**Exercise material**
@@ -353,13 +386,14 @@
   const int svec = vec_ok(a.c, xs, 2) ? kStatsVec : 1;
   block.x /= svec;
   grid.z = 2;
+  const size_t smem = svec == kStatsVec ? stats_ring_bytes(block) : 0;
   const StatsDualKernel ks = stats_dual_kernel(svec);
   if (!ks) return kNoKernel;
   StatsOut oa{a.save_mean, a.save_invstd, a.running_mean, a.running_var, a.num_batches_tracked, a.momentum,
               (float)((double)a.m / (double)(a.m - 1)), a.eps};
   StatsOut ob{b.save_mean, b.save_invstd, b.running_mean, b.running_var, b.num_batches_tracked, b.momentum,
               (float)((double)b.m / (double)(b.m - 1)), b.eps};
-  ks<<<grid, block, 0, st>>>(static_cast<const bf16*>(a.x), static_cast<const bf16*>(b.x), oa, ob, s.staging,
+  ks<<<grid, block, smem, st>>>(static_cast<const bf16*>(a.x), static_cast<const bf16*>(b.x), oa, ob, s.staging,
                              dual_staging(a.scratch, a.c), s.semaphores, a.m, a.c);
   cudaError_t e = cudaGetLastError();
   if (e != cudaSuccess) return e;
@@ -378,18 +412,19 @@
   Scratch s = carve(a.scratch, a.c);
   float* sum2 = dual_sum_xmu2(a.scratch, a.c);
   const GradSrc src = a.mask ? kGradBits : kGradY;
-  dim3 block, grid;
-  reduce_config(a.m, a.c, &block, &grid);
+  const void* rptrs[5] = {a.x, a.dy, a.dy2 ? a.dy2 : a.dy, src == kGradY ? a.y : a.dy, b.x};
+  const BwdReduceLaunch l = bwd_reduce_launch(a.m, a.c, src, a.dy2 != nullptr, true, rptrs, 5);
   const BwdReduceKernel kr = bwd_reduce_kernel(src, true);
   if (!kr) return kNoKernel;
-  kr<<<grid, block, 0, st>>>(static_cast<const bf16*>(a.x), static_cast<const bf16*>(a.dy), static_cast<const bf16*>(a.dy2),
+  kr<<<l.grid, l.block, l.smem, st>>>(static_cast<const bf16*>(a.x), static_cast<const bf16*>(a.dy), static_cast<const bf16*>(a.dy2),
                              static_cast<const bf16*>(a.y), static_cast<const uint8_t*>(a.mask), nullptr, a.save_mean, a.save_invstd,
                              s.sums, s.sums + a.c, a.grad_weight, a.grad_bias, s.staging, s.semaphores, pool_dims(0, 0),
-                             static_cast<const bf16*>(b.x), b.save_mean, b.save_invstd, sum2, b.grad_weight, b.grad_bias, a.m, a.c);
+                             static_cast<const bf16*>(b.x), b.save_mean, b.save_invstd, sum2, b.grad_weight, b.grad_bias, a.m, a.c, l.vec);
   cudaError_t e = cudaGetLastError();
   if (e != cudaSuccess) return e;
   const void* ptrs[7] = {a.x, a.dx, a.dy, a.dy2 ? a.dy2 : a.dy, b.x, b.dx, a.y};
   const int vec = vec_ok(a.c, ptrs, src == kGradY ? 7 : 6) ? kEwVec : 1;
+  dim3 block, grid;
   ew_config(a.m, a.c, vec, &block, &grid);
   const BwdElemtKernel ke = bwd_elemt_kernel(vec, src, false, true);
   if (!ke) return kNoKernel;
diff --git a/ant-ray_b200/csrc/norm_kernels.cuh b/ant-ray_b200/csrc/norm_kernels.cuh
--- a/ant-ray_b200/csrc/norm_kernels.cuh
+++ b/ant-ray_b200/csrc/norm_kernels.cuh
@@ -2,6 +2,8 @@
 #include <cuda_bf16.h>
 #include <cuda_runtime.h>
 #include <stdint.h>
+
+#include <type_traits>
 
 namespace b200c {
 namespace bn {
@@ -12,6 +14,12 @@
 constexpr int kTileW = 32;
 constexpr int kMaxHBlock = 128;
 constexpr int kStatsVec = 4;
+constexpr int kBwdVec = 4;
+constexpr int kStatsStages = 4;
+constexpr unsigned kBwdStages = 3;
+constexpr unsigned kBwdStagesWide = 2;
+__host__ __device__ constexpr unsigned bwd_ring_stages(int ops) { return ops >= 3 ? kBwdStagesWide : kBwdStages; }
+__host__ __device__ constexpr int bwd_ring_operands(bool y, bool dy2, bool dual) { return 2 + dy2 + y + dual; }
 constexpr int kEwThreads = 256;
 constexpr int kEwVec = 8;
 
@@ -21,6 +29,19 @@
 struct alignas(2 * V) BVec {
   bf16 v[V];
 };
+
+__device__ __forceinline__ unsigned char* ring_smem() {
+  extern __shared__ __align__(16) unsigned char bn_ring[];
+  return bn_ring;
+}
+template <int BYTES>
+__device__ __forceinline__ void cp_async(void* smem, const void* gmem) {
+  asm volatile("cp.async.ca.shared.global [%0], [%1], %2;\n" ::"r"((unsigned)__cvta_generic_to_shared(smem)), "l"(gmem), "n"(BYTES)
+               : "memory");
+}
+__device__ __forceinline__ void cp_async_commit() { asm volatile("cp.async.commit_group;\n" ::: "memory"); }
+template <int N>
+__device__ __forceinline__ void cp_async_wait() { asm volatile("cp.async.wait_group %0;\n" ::"n"(N) : "memory"); }
 
 
 template <bool FUSE_NEW>
@@ -64,22 +85,38 @@
   }
 }
 
+template <int V>
+__device__ __forceinline__ void merge_block_vertical_backward(float (&sum_dy)[V], float (&sum_dy_xmu)[V], float* shmem_sum_dy,
+                                                              float* shmem_sum_dy_xmu) {
+  const int block_x = blockDim.x * V;
+  auto address_base = threadIdx.x * V + threadIdx.y * block_x;
+#pragma unroll
+  for (int offset = blockDim.y / 2; offset > 0; offset >>= 1) {
+    if (threadIdx.y < offset * 2) {
+#pragma unroll
+      for (int k = 0; k < V; k++) {
+        shmem_sum_dy[address_base + k] = sum_dy[k];
+        shmem_sum_dy_xmu[address_base + k] = sum_dy_xmu[k];
+      }
+    }
+    __syncthreads();
+    if (threadIdx.y < offset && threadIdx.y + offset < blockDim.y) {
+      auto address = address_base + offset * block_x;
+#pragma unroll
+      for (int k = 0; k < V; k++) {
+        sum_dy[k] += shmem_sum_dy[address + k];
+        sum_dy_xmu[k] += shmem_sum_dy_xmu[address + k];
+      }
+    }
+  }
+}
+
 __device__ __forceinline__ void merge_block_vertical_backward(float& sum_dy, float& sum_dy_xmu, float* shmem_sum_dy,
                                                               float* shmem_sum_dy_xmu) {
-  auto address_base = threadIdx.x + threadIdx.y * blockDim.x;
-#pragma unroll
-  for (int offset = blockDim.y / 2; offset > 0; offset >>= 1) {
-    if (threadIdx.y < offset * 2) {
-      shmem_sum_dy[address_base] = sum_dy;
-      shmem_sum_dy_xmu[address_base] = sum_dy_xmu;
-    }
-    __syncthreads();
-    if (threadIdx.y < offset && threadIdx.y + offset < blockDim.y) {
-      auto address = address_base + offset * blockDim.x;
-      sum_dy += shmem_sum_dy[address];
-      sum_dy_xmu += shmem_sum_dy_xmu[address];
-    }
-  }
+  float a[1] = {sum_dy}, b[1] = {sum_dy_xmu};
+  merge_block_vertical_backward<1>(a, b, shmem_sum_dy, shmem_sum_dy_xmu);
+  sum_dy = a[0];
+  sum_dy_xmu = b[0];
 }
 
 struct StatsOut {
@@ -125,38 +162,65 @@
   int loop_count = 1 + (reduction_size - 1) / (inner_loop_stride * PARALLEL_LOADS);
   const bool c_valid = c_offset < stride;
 
-  for (int i = 0; i < loop_count; i++) {
-    BVec<V> xv[PARALLEL_LOADS];
-#pragma unroll
-    for (int j = 0; j < PARALLEL_LOADS; j++) {
-      const int m = m_offset + j * inner_loop_stride;
-      if (c_valid && m < reduction_size) xv[j] = *reinterpret_cast<const BVec<V>*>(input + ((size_t)m * stride + c_offset));
-    }
-#pragma unroll
-    for (int j = 0; j < PARALLEL_LOADS; j++) {
-      float x_math[V];
-      float x_count_inv;
-      float is_valid;
-      if (c_valid && m_offset < reduction_size) {
-#pragma unroll
-        for (int k = 0; k < V; k++) x_math[k] = __bfloat162float(xv[j].v[k]);
-        count[j]++;
-        x_count_inv = float(1) / count[j];
-        is_valid = float(1);
-      } else {
-#pragma unroll
-        for (int k = 0; k < V; k++) x_math[k] = float(0);
-        x_count_inv = float(0);
-        is_valid = float(0);
-      }
-      m_offset += inner_loop_stride;
-#pragma unroll
-      for (int k = 0; k < V; k++) {
-        float delta0 = x_math[k] - x_mean[j][k];
-        x_mean[j][k] = __fmaf_rn(delta0, x_count_inv, x_mean[j][k]);
-        float delta1 = x_math[k] - x_mean[j][k];
-        m_2_n[j][k] = __fmaf_rn(__fmul_rn(delta0, delta1), is_valid, m_2_n[j][k]);
-      }
+  auto update = [&](int j, const BVec<V>* xv) {
+    float x_math[V];
+    float x_count_inv;
+    float is_valid;
+    if (c_valid && m_offset < reduction_size) {
+      const BVec<V> x = *xv;
+#pragma unroll
+      for (int k = 0; k < V; k++) x_math[k] = __bfloat162float(x.v[k]);
+      count[j]++;
+      x_count_inv = float(1) / count[j];
+      is_valid = float(1);
+    } else {
+#pragma unroll
+      for (int k = 0; k < V; k++) x_math[k] = float(0);
+      x_count_inv = float(0);
+      is_valid = float(0);
+    }
+    m_offset += inner_loop_stride;
+#pragma unroll
+    for (int k = 0; k < V; k++) {
+      float delta0 = x_math[k] - x_mean[j][k];
+      x_mean[j][k] = __fmaf_rn(delta0, x_count_inv, x_mean[j][k]);
+      float delta1 = x_math[k] - x_mean[j][k];
+      m_2_n[j][k] = __fmaf_rn(__fmul_rn(delta0, delta1), is_valid, m_2_n[j][k]);
+    }
+  };
+
+  if constexpr (V == 1) {
+    for (int i = 0; i < loop_count; i++) {
+      BVec<V> xv[PARALLEL_LOADS];
+#pragma unroll
+      for (int j = 0; j < PARALLEL_LOADS; j++) {
+        const int m = m_offset + j * inner_loop_stride;
+        if (c_valid && m < reduction_size) xv[j] = *reinterpret_cast<const BVec<V>*>(input + ((size_t)m * stride + c_offset));
+      }
+#pragma unroll
+      for (int j = 0; j < PARALLEL_LOADS; j++) update(j, &xv[j]);
+    }
+  } else {
+    constexpr unsigned D = kStatsStages;
+    const int threads = blockDim.x * blockDim.y;
+    BVec<V>* ring = reinterpret_cast<BVec<V>*>(ring_smem()) + threadIdx.y * blockDim.x + threadIdx.x;
+    const int first_row = m_offset;
+    auto issue = [&](unsigned it) {
+      BVec<V>* slot = ring + (it % D) * PARALLEL_LOADS * threads;
+      int m = first_row + (int)it * PARALLEL_LOADS * inner_loop_stride;
+#pragma unroll
+      for (int j = 0; j < PARALLEL_LOADS; j++, m += inner_loop_stride)
+        if (c_valid && m < reduction_size) cp_async<sizeof(BVec<V>)>(slot + j * threads, input + ((size_t)m * stride + c_offset));
+      cp_async_commit();
+    };
+#pragma unroll
+    for (unsigned it = 0; it < D - 1; it++) issue(it);
+    for (unsigned i = 0; i < (unsigned)loop_count; i++) {
+      issue(i + D - 1);
+      cp_async_wait<D - 1>();
+      const BVec<V>* slot = ring + (i % D) * PARALLEL_LOADS * threads;
+#pragma unroll
+      for (int j = 0; j < PARALLEL_LOADS; j++) update(j, slot + j * threads);
     }
   }
   float mean_th[V], m2_th[V];
@@ -452,7 +516,7 @@
 constexpr int kGradSrcs = 5;
 
 template <GradSrc G, bool DUAL>
-__global__ void k_bn_bwd_reduce(const bf16* __restrict__ input, const bf16* __restrict__ grad_output,
+__global__ void __launch_bounds__(kMaxBlock) k_bn_bwd_reduce(const bf16* __restrict__ input, const bf16* __restrict__ grad_output,
                                 const bf16* __restrict__ grad_output2, const bf16* __restrict__ output,
                                 const uint8_t* __restrict__ mask, bf16* __restrict__ masked, const float* __restrict__ mean,
                                 const float* __restrict__ inv_std, float* __restrict__ sum_dy_o, float* __restrict__ sum_dy_xmu_o,
@@ -460,143 +524,238 @@
                                 int* semaphores, const PoolDims pool, const bf16* __restrict__ input2,
                                 const float* __restrict__ mean2, const float* __restrict__ inv_std2, float* __restrict__ sum_dy_xmu2_o,
                                 float* __restrict__ grad_weight2, float* __restrict__ grad_bias2, const int reduction_size,
-                                const int stride) {
+                                const int stride, const int vec) {
   static_assert(G != kGradMasked, "the reduce kernel computes g");
   constexpr bool BITS = G == kGradBits;
   constexpr bool POOL = G == kGradPool;
   constexpr int PARALLEL_LOADS = kParallelLoads;
-  float sum_dy[PARALLEL_LOADS];
-  float sum_dy_xmu[PARALLEL_LOADS];
-  float sum_dy_xmu2[PARALLEL_LOADS];
-#pragma unroll
-  for (int i = 0; i < PARALLEL_LOADS; i++) {
-    sum_dy[i] = float(0);
-    sum_dy_xmu[i] = float(0);
-    sum_dy_xmu2[i] = float(0);
-  }
-  int inner_loop_stride = blockDim.y * gridDim.y;
-  int m_offset = blockIdx.y * blockDim.y + threadIdx.y;
-  int c_offset = blockIdx.x * blockDim.x + threadIdx.x;
-  if (c_offset >= stride || m_offset >= reduction_size) return;
-
-  int loop_count = 1 + (reduction_size - 1) / (inner_loop_stride * PARALLEL_LOADS);
-  int address_base = m_offset * stride + c_offset;
-  int address_increment = inner_loop_stride * stride;
-  auto r_mean = mean[c_offset];
-  auto factor = inv_std[c_offset];
-  const float r_mean2 = DUAL ? mean2[c_offset] : 0.f;
-
-  for (int i = 0; i < loop_count; i++) {
-    bf16 dy_v[PARALLEL_LOADS], dy2_v[PARALLEL_LOADS], y_v[PARALLEL_LOADS], x_v[PARALLEL_LOADS], x2_v[PARALLEL_LOADS];
-    uint8_t mask_v[PARALLEL_LOADS];
-#pragma unroll
-    for (int j = 0; j < PARALLEL_LOADS; j++) {
-      if (m_offset + j * inner_loop_stride < reduction_size) {
-        const int a = address_base + j * address_increment;
-        if (POOL) dy_v[j] = pool_grad(grad_output, mask, pool, m_offset + j * inner_loop_stride, c_offset, stride);
-        else dy_v[j] = grad_output[a];
-        if (grad_output2) dy2_v[j] = grad_output2[a];
-        if (BITS) mask_v[j] = mask[a >> 3];
-        else if (G == kGradY) y_v[j] = output[a];
-        x_v[j] = input[a];
-        if (DUAL) x2_v[j] = input2[a];
-      }
-    }
-    float x_input[PARALLEL_LOADS];
-    float x_input2[PARALLEL_LOADS];
-    float x_grad_output[PARALLEL_LOADS];
-#pragma unroll
-    for (int j = 0; j < PARALLEL_LOADS; j++) {
-      if (c_offset < stride && m_offset < reduction_size) {
-        const bf16 dy = !POOL && grad_output2 ? add_grads(dy_v[j], dy2_v[j]) : dy_v[j];
-        const bf16 g = BITS ? relu_grad_bit(dy, (mask_v[j] >> (address_base & 7)) & 1u) : G == kGradY ? relu_grad(dy, y_v[j]) : dy;
-        if (masked) masked[address_base] = g;
-        x_input[j] = __bfloat162float(x_v[j]);
-        x_input2[j] = DUAL ? __bfloat162float(x2_v[j]) : 0.f;
-        x_grad_output[j] = __bfloat162float(g);
+  __shared__ float shmem_sum_dy[kMaxBlock];
+  __shared__ float shmem_sum_dy_xmu[kMaxBlock];
+  __shared__ bool is_last_block_done;
+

**Aim of the task**
Search the records line by line for the word "gmem" and copy every line where it appears.

**Result for this exercise**
+__device__ __forceinline__ void cp_async(void* smem, const void* gmem) {
+  asm volatile("cp.async.ca.shared.global [%0], [%1], %2;\n" ::"r"((unsigned)__cvta_generic_to_shared(smem)), "l"(gmem), "n"(BYTES)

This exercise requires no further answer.